14. The system in accordance with claim 10 further comprising a fluid source configured to provide fluid to said electrode, wherein at least one of said base, said outer rim, and said body define at least one opening configured to emit the fluid.

15. The system in accordance with claim 10 further comprising a power supply coupled to said electrode, said power supply configured to induce electrical arcing between said electrode and the workpiece.

16. The system in accordance with claim 10 further comprising a controller coupled to said translation apparatus and said power supply, said controller configured to regulate movement of said tool and regulate electrical current supplied to said tool.

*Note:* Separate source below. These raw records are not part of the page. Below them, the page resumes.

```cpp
__global__ __launch_bounds__(512, 1) void upmask_upsample_kernel(const _Float16* __restrict__ x, int xs,
                                                                 const _Float16* __restrict__ wgt,
                                                                 const float* __restrict__ bias,
                                                                 const float* __restrict__ disps,
                                                                 const int64_t* __restrict__ ix, float* __restrict__ out,
                                                                 int m, int h, int w) {
  const int lane = threadIdx.x & 63, wv = threadIdx.x >> 6;
  const int r = lane & 31, kgl = lane >> 5;
  const int hw = h * w;
  const long total = (long)m * hw;
  up_h8 wa[3][8];
#pragma unroll
  for (int t = 0; t < 3; ++t) {
    const int rowp = 32 * t + r;
    const int ch = (rowp >> 3) * 64 + 8 * wv + (rowp & 7);
#pragma unroll
    for (int s = 0; s < 8; ++s) {
      const up_h8 z = {0, 0, 0, 0, 0, 0, 0, 0};
      wa[t][s] = rowp < 72 ? *reinterpret_cast<const up_h8*>(wgt + (size_t)ch * 128 + 16 * s + 8 * kgl) : z;
    }
  }
  float bv[9][4];
#pragma unroll
  for (int k = 0; k < 9; ++k)
#pragma unroll
    for (int e = 0; e < 4; ++e) bv[k][e] = bias[64 * k + 8 * wv + 4 * kgl + e];
  const long gstride = (long)gridDim.x * 32;
  up_h8 bnext[8];
  long fnext;
  const int64_t* ixp = ix ? ix : reinterpret_cast<const int64_t*>(disps);
  {
    const long g0 = (long)blockIdx.x * 32;
    const long pq0 = (g0 + r < total) ? g0 + r : (g0 < total ? g0 : 0);
    const int n0 = (int)(pq0 / hw);
    { const long f = ixp[n0]; fnext = ix ? f : (long)n0; }
    const _Float16* xr0 = x + (size_t)pq0 * xs + 8 * kgl;
#pragma unroll
    for (int s = 0; s < 8; ++s) bnext[s] = *reinterpret_cast<const up_h8*>(xr0 + 16 * s);
  }
  for (long g0 = (long)blockIdx.x * 32; g0 < total; g0 += gstride) {
    const long pix = g0 + r;
    const bool valid = pix < total;
    const long pq = valid ? pix : g0;
    const int n = (int)(pq / hw), p = (int)(pq - (long)n * hw);
    const long frame = fnext;
    up_h8 bcur[8];
#pragma unroll
    for (int s = 0; s < 8; ++s) bcur[s] = bnext[s];
    {
      const long g1 = g0 + gstride;
      const long pq1 = (g1 + r < total) ? g1 + r : (g1 < total ? g1 : pq);
      const int n1 = (int)(pq1 / hw);
      { const long f = ixp[n1]; fnext = ix ? f : (long)n1; }
      const _Float16* xr1 = x + (size_t)pq1 * xs + 8 * kgl;
#pragma unroll
      for (int s = 0; s < 8; ++s) bnext[s] = *reinterpret_cast<const up_h8*>(xr1 + 16 * s);
    }
    const int y = p / w, xq = p - y * w;
    const float* d = disps + frame * hw;
    float nb[9];
#pragma unroll
    for (int k = 0; k < 9; ++k) {
      const int yy = y + k / 3 - 1, xx = xq + k % 3 - 1;
      const bool in = yy >= 0 && yy < h && xx >= 0 && xx < w;
      const float v = d[min(max(yy, 0), h - 1) * w + min(max(xx, 0), w - 1)];
      nb[k] = in ? v : 0.0f;
    }
    up_f16v acc[3];
#pragma unroll
    for (int t = 0; t < 3; ++t)
#pragma unroll
      for (int e = 0; e < 16; ++e) acc[t][e] = 0.0f;
#pragma unroll
    for (int s = 0; s < 8; ++s) {
#pragma unroll
      for (int t = 0; t < 3; ++t) acc[t] = __builtin_amdgcn_mfma_f32_32x32x16_f16(wa[t][s], bcur[s], acc[t], 0, 0, 0);
    }
    float res[4];
#pragma unroll
    for (int e = 0; e < 4; ++e) {
      float lg[9], mx = -INFINITY, den = 0.f, a = 0.f;
#pragma unroll
      for (int k = 0; k < 9; ++k) {
        lg[k] = (float)(_Float16)(acc[k >> 2][4 * (k & 3) + e] + bv[k][e]);
        mx = fmaxf(mx, lg[k]);
      }
#pragma unroll
      for (int k = 0; k < 9; ++k) { lg[k] = __expf(lg[k] - mx); den += lg[k]; }
      const float inv_den = __builtin_amdgcn_rcpf(den);
#pragma unroll
      for (int k = 0; k < 9; ++k) a += (float)(_Float16)(lg[k] * inv_den) * nb[k];
      res[e] = a;
    }
    if (valid)
      *reinterpret_cast<float4*>(out + frame * (long)hw * 64 + (long)(8 * y + wv) * (8 * w) + 8 * xq + 4 * kgl) =
          make_float4(res[0], res[1], res[2], res[3]);
  }
}

}

extern "C" int gs_cvx_upsample(const float* disps, const void* mask, const int64_t* ix, float* out, int m, int h,
                               int w, int mask_channels_last, gs_stream_t stream) {
  GS_REQUIRE(disps && mask && out, "cvx_upsample: null pointer");
  GS_REQUIRE(m >= 0 && h > 0 && w > 0, "cvx_upsample: bad shape");
  if (m == 0) return GS_OK;
  const long hw = (long)h * w;
  const long cs = mask_channels_last ? 1 : hw, ps = mask_channels_last ? 576 : 1;
  const long total = (long)m * hw;
  if (mask_channels_last) {
    cvx_upsample_nhwc_kernel<<<(unsigned)((total + 31) / 32), 256, 0, (hipStream_t)stream>>>(
        disps, (const _Float16*)mask, ix, out, m, h, w);
    GS_CHECK_LAUNCH("cvx_upsample");
    return GS_OK;
  }
  cvx_upsample_kernel<<<(unsigned)((total + 3) / 4), 256, 0, (hipStream_t)stream>>>(
      disps, (const _Float16*)mask, ix, out, m, h, w, cs, ps);
  GS_CHECK_LAUNCH("cvx_upsample");
  return GS_OK;
}

extern "C" int gs_upmask_upsample(const void* x, int x_stride, const void* weight, const float* bias, const float* disps,
                                  const int64_t* ix, float* out, int m, int h, int w, gs_stream_t stream) {
  GS_REQUIRE(x && weight && bias && disps && out, "upmask_upsample: null pointer");
  GS_REQUIRE(m >= 0 && h > 0 && w > 0 && x_stride >= 128 && x_stride % 8 == 0, "upmask_upsample: bad shape");
  GS_REQUIRE((8 * w) % 4 == 0, "upmask_upsample: bad width");
  if (m == 0) return GS_OK;
  const long total = (long)m * h * w;
  long blocks = (total + 31) / 32;
  if (blocks > 256) blocks = 256;
  upmask_upsample_kernel<<<(unsigned)blocks, 512, 0, (hipStream_t)stream>>>(
      (const _Float16*)x, x_stride, (const _Float16*)weight, bias, disps, ix, out, m, h, w);
  GS_CHECK_LAUNCH("upmask_upsample");
  return GS_OK;
}
```

Measured before the change: 85.33 keyframes/s.

## Stage upmask input rows through LDS double buffer and reindex segment_mean grid

segment_mean now launches a 2D grid with one y-block per segment and a power-of-two channel lane split. This removes 64-bit divides and hoists the pixel base pointer. The upmask upsample kernel now stages each 32-pixel group's 128-channel rows cooperatively into a double-buffered shared-memory tile, with coalesced loads and one prefetch in flight, instead of per-lane register prefetch of strided rows. It also caches frame indices in dynamic LDS, uses 32-bit index math, and tweaks the rounding of the softmax weight product using inline asm. It adds a __syncthreads per iteration and new shape limits.

```diff
diff --git a/go_slam_amd/csrc/gru_gates.hip b/go_slam_amd/csrc/gru_gates.hip
--- a/go_slam_amd/csrc/gru_gates.hip
+++ b/go_slam_amd/csrc/gru_gates.hip
@@ -123,24 +123,23 @@
 __global__ __launch_bounds__(256) void segment_mean_kernel(const _Float16* __restrict__ x, int ldx,
                                                            const float* __restrict__ in_bias, int in_relu,
                                                            const int* __restrict__ off, const int* __restrict__ edges,
-                                                           _Float16* __restrict__ out, int hw, int c8n, size_t total) {
-  const size_t t = (size_t)blockIdx.x * 256 + threadIdx.x;
-  if (t >= total) return;
-  const int c8 = (int)(t % c8n);
-  const size_t sp = t / c8n;
-  const int seg = (int)(sp / hw);
-  const int p = (int)(sp - (size_t)seg * hw);
+                                                           _Float16* __restrict__ out, int hw, int c8n, int cshift) {
+  const int seg = blockIdx.y;
+  const int c8 = threadIdx.x & ((1 << cshift) - 1);
+  const int p = (int)((blockIdx.x * 256u + threadIdx.x) >> cshift);
+  if (p >= hw || c8 >= c8n) return;
   const int b = off[seg], e = off[seg + 1];
   float bias[8], acc[8];
 #pragma unroll
   for (int j = 0; j < 8; ++j) { bias[j] = in_bias ? in_bias[c8 * 8 + j] : 0.0f; acc[j] = 0.0f; }
   const bool touch = (in_bias != nullptr) || in_relu;
+  const _Float16* xp = x + (size_t)p * ldx + c8 * 8;
   for (int k0 = b; k0 < e; k0 += 4) {
     half8 v[4];
 #pragma unroll
     for (int u = 0; u < 4; ++u) {
       const int k = min(k0 + u, e - 1);
-      v[u] = *reinterpret_cast<const half8*>(x + ((size_t)edges[k] * hw + p) * ldx + c8 * 8);
+      v[u] = *reinterpret_cast<const half8*>(xp + (size_t)edges[k] * hw * ldx);
     }
 #pragma unroll
     for (int u = 0; u < 4; ++u) {
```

17. A method of manufacturing a blisk using an electromachining system, said method comprising:

moving an electrode along an arc, the electrode including a base, an outer rim extending circumferentially about the base, and a body extending between the base and the outer rim, wherein the body defines a concave surface; and

supplying power to the electrode to induce electrical arcs between the electrode and the workpiece.

18. The method in accordance with claim 17 wherein moving an electrode along an are comprises moving the electrode along an arc having a radius substantially equal to a radius of the concave surface.

19. The method in accordance with claim 15 further comprising directing fluid between the electrode and the workpiece, wherein the fluid is emitted from at least one opening in the electrode.

20. The method in accordance with claim 15 further comprising rotating the electrode about a rotational axis, wherein the electrode extends along the rotational axis.